**Provided data**
template <bool FIRST, int HB>
__global__ void __launch_bounds__(1024) dfl_sort_pass_kernel(DeflateArgs a)
{
	constexpr int BITS = FIRST ? 8 : HB - 8, NB = 1 << BITS;
	constexpr uint32_t HMASK = (1u << HB) - 1u;
	__shared__ uint32_t offs[256];
	__shared__ uint32_t wcnt[16][NB];
	const int s = blockIdx.x;
	const uint32_t L = a.in_sizes[s];
	const uint8_t *in = a.in + (size_t)s * a.in_stride;
	const size_t base = (size_t)s * a.in_stride;
	const uint32_t npos = L >= MIN_MATCH ? L - 2 : 0;
	const uint64_t *rec_src = a.rec_in + base;
	uint64_t *rec_dst = (FIRST ? a.rec_in : a.rec_out) + base;
	const int tid = threadIdx.x, lane = tid & 63, wave = tid >> 6;
	const uint64_t lt_mask = (1ull << lane) - 1ull;
	if (tid < 256) offs[tid] = 0;
	__syncthreads();
	if (tid < NB) offs[tid] = a.sort_hist[(size_t)s * SORT_HIST + (FIRST ? 0 : 256) + tid];
	__syncthreads();
	if (wave == 0) {
		uint32_t v[4], sum = 0;
#pragma unroll
		for (int k = 0; k < 4; k++) { v[k] = offs[lane * 4 + k]; sum += v[k]; }
		uint32_t run = wave_incl_scan(sum) - sum;
#pragma unroll
		for (int k = 0; k < 4; k++) { offs[lane * 4 + k] = run; run += v[k]; }
	}
	__syncthreads();
#ifndef CCT_SORT_E
#define CCT_SORT_E 4
#endif
	constexpr int E = CCT_SORT_E;
	constexpr int ND = E / 4;
	const uint32_t last = npos ? npos - 1 : 0;
	static_assert(E % 4 == 0 && ND + 1 <= E, "pass A: whole dwords per lane, kept in ra[0 .. ND]");
#ifdef CCT_SORT_PROBE
	const bool compact = false;
#else
	const bool compact = HB == 15 && a.pos_mask != 0xFFFFFFFFu;
#endif
	const uint32_t dmax = (uint32_t)a.in_stride - 4u;
	auto fetch = [&](uint32_t tile_base, uint32_t (&ra)[E], uint32_t (&rb)[E]) {
		if (FIRST) {
#pragma unroll
			for (int d = 0; d < ND; d++) ra[d] = *reinterpret_cast<const uint32_t *>(in + min(tile_base + 256u * d + 4u * (uint32_t)lane, dmax));
			ra[ND] = *reinterpret_cast<const uint32_t *>(in + min(tile_base + 256u * ND, dmax));
#pragma unroll
			for (int e = 0; e < E; e++) rb[e] = compact ? a.run_len[base + min(tile_base + (uint32_t)(e * 64 + lane), last)] : 0u;
		} else {
// ... 259 lines not shown
		if ((rw >> 15) && (int)run_r >= nice_eff) { best = best1 = (int)run_r; best_q = best_q1 = p - 1; }
		else kind = 2;
		return;
	}
	for (int64_t j = (int64_t)i - 1; j >= 0; j--) {
		const uint64_t rj = recs[j];
		if (rec_hash(rj, pos_mask) != h) break;
		if (count == LIGHT_STEPS) { kind = 1; break; }
		const uint32_t q = rec_pos(rj, pos_mask);
		const uint32_t dist = p - q;
		if (q == 0 || q == nil_q) break;
		if (count == 0 ? dist > (uint32_t)MAX_DIST : dist >= (uint32_t)MAX_DIST) break;
		const uint8_t *mp = in + q;
		{
			int len = 0;
			if (wide) {
				if (best < 8 || mp[best] == sp[best]) {
					uint64_t cw;
					__builtin_memcpy(&cw, mp, 8);
					const uint64_t d = cw ^ ow;
					len = d ? (__ffsll((long long)d) - 1) >> 3 : common_prefix(mp, sp, 8, max_len);
				}
			} else if (mp[best] == sp[best]) len = common_prefix(mp, sp, 0, max_len);
			if (len > best) {
				best = len; best_q = q;
				if (count < quarter) { best1 = len; best_q1 = q; }
			}
		}
		count++;
		if (best >= nice_eff) break;
	}
}

#ifndef DFL_MATCH_Q
#define DFL_MATCH_Q 256
#endif
#ifndef DFL_MATCH_GRID
#define DFL_MATCH_GRID 32
#endif
constexpr uint32_t MATCH_Q = DFL_MATCH_Q;
static_assert(MATCH_Q >= 128 && (MATCH_Q & 63) == 0, "a turn appends up to 64 entries to a list");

**Problem requirements**
Each record above is to be printed again exactly as written.

**Result of the exercise**
template <bool FIRST, int HB>
__global__ void __launch_bounds__(1024) dfl_sort_pass_kernel(DeflateArgs a)
{
	constexpr int BITS = FIRST ? 8 : HB - 8, NB = 1 << BITS;
	constexpr uint32_t HMASK = (1u << HB) - 1u;
	__shared__ uint32_t offs[256];
	__shared__ uint32_t wcnt[16][NB];
	const int s = blockIdx.x;
	const uint32_t L = a.in_sizes[s];
	const uint8_t *in = a.in + (size_t)s * a.in_stride;
	const size_t base = (size_t)s * a.in_stride;
	const uint32_t npos = L >= MIN_MATCH ? L - 2 : 0;
	const uint64_t *rec_src = a.rec_in + base;
	uint64_t *rec_dst = (FIRST ? a.rec_in : a.rec_out) + base;
	const int tid = threadIdx.x, lane = tid & 63, wave = tid >> 6;
	const uint64_t lt_mask = (1ull << lane) - 1ull;
	if (tid < 256) offs[tid] = 0;
	__syncthreads();
	if (tid < NB) offs[tid] = a.sort_hist[(size_t)s * SORT_HIST + (FIRST ? 0 : 256) + tid];
	__syncthreads();
	if (wave == 0) {
		uint32_t v[4], sum = 0;
#pragma unroll
		for (int k = 0; k < 4; k++) { v[k] = offs[lane * 4 + k]; sum += v[k]; }
		uint32_t run = wave_incl_scan(sum) - sum;
#pragma unroll
		for (int k = 0; k < 4; k++) { offs[lane * 4 + k] = run; run += v[k]; }
	}
	__syncthreads();
#ifndef CCT_SORT_E
#define CCT_SORT_E 4
#endif
	constexpr int E = CCT_SORT_E;
	constexpr int ND = E / 4;
	const uint32_t last = npos ? npos - 1 : 0;
	static_assert(E % 4 == 0 && ND + 1 <= E, "pass A: whole dwords per lane, kept in ra[0 .. ND]");
#ifdef CCT_SORT_PROBE
	const bool compact = false;
#else
	const bool compact = HB == 15 && a.pos_mask != 0xFFFFFFFFu;
#endif
	const uint32_t dmax = (uint32_t)a.in_stride - 4u;
	auto fetch = [&](uint32_t tile_base, uint32_t (&ra)[E], uint32_t (&rb)[E]) {
		if (FIRST) {
#pragma unroll
			for (int d = 0; d < ND; d++) ra[d] = *reinterpret_cast<const uint32_t *>(in + min(tile_base + 256u * d + 4u * (uint32_t)lane, dmax));
			ra[ND] = *reinterpret_cast<const uint32_t *>(in + min(tile_base + 256u * ND, dmax));
#pragma unroll
			for (int e = 0; e < E; e++) rb[e] = compact ? a.run_len[base + min(tile_base + (uint32_t)(e * 64 + lane), last)] : 0u;
		} else {
// ... 259 lines not shown
		if ((rw >> 15) && (int)run_r >= nice_eff) { best = best1 = (int)run_r; best_q = best_q1 = p - 1; }
		else kind = 2;
		return;
	}
	for (int64_t j = (int64_t)i - 1; j >= 0; j--) {
		const uint64_t rj = recs[j];
		if (rec_hash(rj, pos_mask) != h) break;
		if (count == LIGHT_STEPS) { kind = 1; break; }
		const uint32_t q = rec_pos(rj, pos_mask);
		const uint32_t dist = p - q;
		if (q == 0 || q == nil_q) break;
		if (count == 0 ? dist > (uint32_t)MAX_DIST : dist >= (uint32_t)MAX_DIST) break;
		const uint8_t *mp = in + q;
		{
			int len = 0;
			if (wide) {
				if (best < 8 || mp[best] == sp[best]) {
					uint64_t cw;
					__builtin_memcpy(&cw, mp, 8);
					const uint64_t d = cw ^ ow;
					len = d ? (__ffsll((long long)d) - 1) >> 3 : common_prefix(mp, sp, 8, max_len);
				}
			} else if (mp[best] == sp[best]) len = common_prefix(mp, sp, 0, max_len);
			if (len > best) {
				best = len; best_q = q;
				if (count < quarter) { best1 = len; best_q1 = q; }
			}
		}
		count++;
		if (best >= nice_eff) break;
	}
}

#ifndef DFL_MATCH_Q
#define DFL_MATCH_Q 256
#endif
#ifndef DFL_MATCH_GRID
#define DFL_MATCH_GRID 32
#endif
constexpr uint32_t MATCH_Q = DFL_MATCH_Q;
static_assert(MATCH_Q >= 128 && (MATCH_Q & 63) == 0, "a turn appends up to 64 entries to a list");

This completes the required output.